* [WHAT THE TASK ASKS]:
Your output must consist solely of the lines from the one containing "const uint32_t q" through the end of the records, reproduced exactly.
BEGIN EXERCISE DATA
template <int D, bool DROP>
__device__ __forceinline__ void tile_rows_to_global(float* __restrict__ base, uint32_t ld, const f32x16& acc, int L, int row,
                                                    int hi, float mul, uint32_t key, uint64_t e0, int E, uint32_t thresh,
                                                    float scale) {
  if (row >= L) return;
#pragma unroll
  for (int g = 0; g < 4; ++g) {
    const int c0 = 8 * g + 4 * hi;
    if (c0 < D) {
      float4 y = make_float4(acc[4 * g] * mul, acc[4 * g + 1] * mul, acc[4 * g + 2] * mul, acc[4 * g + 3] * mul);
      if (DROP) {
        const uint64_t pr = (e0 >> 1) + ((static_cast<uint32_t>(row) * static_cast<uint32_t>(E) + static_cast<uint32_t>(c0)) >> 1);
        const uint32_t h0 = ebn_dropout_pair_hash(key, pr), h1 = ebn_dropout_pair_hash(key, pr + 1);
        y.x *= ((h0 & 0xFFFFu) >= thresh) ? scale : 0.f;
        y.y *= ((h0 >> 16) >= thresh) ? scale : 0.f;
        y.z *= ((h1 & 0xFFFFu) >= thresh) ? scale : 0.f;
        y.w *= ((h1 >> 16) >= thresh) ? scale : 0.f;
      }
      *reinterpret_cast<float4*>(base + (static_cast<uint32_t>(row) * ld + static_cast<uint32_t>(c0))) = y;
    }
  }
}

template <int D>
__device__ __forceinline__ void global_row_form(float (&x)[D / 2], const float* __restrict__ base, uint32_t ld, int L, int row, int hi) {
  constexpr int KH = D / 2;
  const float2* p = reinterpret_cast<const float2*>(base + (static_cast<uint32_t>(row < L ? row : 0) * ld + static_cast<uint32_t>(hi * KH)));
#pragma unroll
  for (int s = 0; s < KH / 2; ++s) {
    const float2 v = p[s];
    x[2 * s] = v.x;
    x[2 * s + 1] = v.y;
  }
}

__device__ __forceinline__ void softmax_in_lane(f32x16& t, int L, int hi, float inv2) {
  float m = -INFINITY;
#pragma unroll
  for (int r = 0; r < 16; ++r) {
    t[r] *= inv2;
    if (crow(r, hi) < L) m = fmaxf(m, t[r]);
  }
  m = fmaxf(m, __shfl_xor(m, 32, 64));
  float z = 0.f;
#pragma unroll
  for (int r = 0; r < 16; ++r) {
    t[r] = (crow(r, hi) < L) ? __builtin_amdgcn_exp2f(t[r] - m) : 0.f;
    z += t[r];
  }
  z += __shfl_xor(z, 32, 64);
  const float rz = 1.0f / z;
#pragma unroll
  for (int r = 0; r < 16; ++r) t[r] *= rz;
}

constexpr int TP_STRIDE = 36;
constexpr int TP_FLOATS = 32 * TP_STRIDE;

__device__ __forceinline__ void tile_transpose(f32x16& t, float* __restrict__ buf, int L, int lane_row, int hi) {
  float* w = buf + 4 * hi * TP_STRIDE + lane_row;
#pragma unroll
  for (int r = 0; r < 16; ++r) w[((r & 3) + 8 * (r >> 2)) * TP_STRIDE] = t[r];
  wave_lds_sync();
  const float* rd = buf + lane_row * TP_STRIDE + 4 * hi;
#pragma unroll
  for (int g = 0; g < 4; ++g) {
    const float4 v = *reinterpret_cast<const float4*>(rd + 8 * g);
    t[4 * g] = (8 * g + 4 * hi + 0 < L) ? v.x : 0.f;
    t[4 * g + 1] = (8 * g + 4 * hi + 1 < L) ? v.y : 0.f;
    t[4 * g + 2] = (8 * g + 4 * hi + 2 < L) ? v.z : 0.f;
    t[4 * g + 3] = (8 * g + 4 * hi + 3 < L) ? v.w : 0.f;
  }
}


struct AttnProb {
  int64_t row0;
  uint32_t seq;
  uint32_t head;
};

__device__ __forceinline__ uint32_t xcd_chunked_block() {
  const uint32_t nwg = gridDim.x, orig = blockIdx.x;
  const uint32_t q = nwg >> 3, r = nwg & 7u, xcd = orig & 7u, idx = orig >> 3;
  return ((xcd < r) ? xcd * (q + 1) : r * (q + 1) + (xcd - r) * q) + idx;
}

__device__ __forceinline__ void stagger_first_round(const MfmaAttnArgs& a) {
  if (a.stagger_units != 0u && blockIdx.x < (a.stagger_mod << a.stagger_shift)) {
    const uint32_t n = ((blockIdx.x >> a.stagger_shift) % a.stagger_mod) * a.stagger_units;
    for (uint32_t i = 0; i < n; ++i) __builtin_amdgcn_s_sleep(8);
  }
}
END EXERCISE DATA
* [ANSWER AREA]:
  const uint32_t q = nwg >> 3, r = nwg & 7u, xcd = orig & 7u, idx = orig >> 3;
  return ((xcd < r) ? xcd * (q + 1) : r * (q + 1) + (xcd - r) * q) + idx;
}

__device__ __forceinline__ void stagger_first_round(const MfmaAttnArgs& a) {
  if (a.stagger_units != 0u && blockIdx.x < (a.stagger_mod << a.stagger_shift)) {
    const uint32_t n = ((blockIdx.x >> a.stagger_shift) % a.stagger_mod) * a.stagger_units;
    for (uint32_t i = 0; i < n; ++i) __builtin_amdgcn_s_sleep(8);
  }
}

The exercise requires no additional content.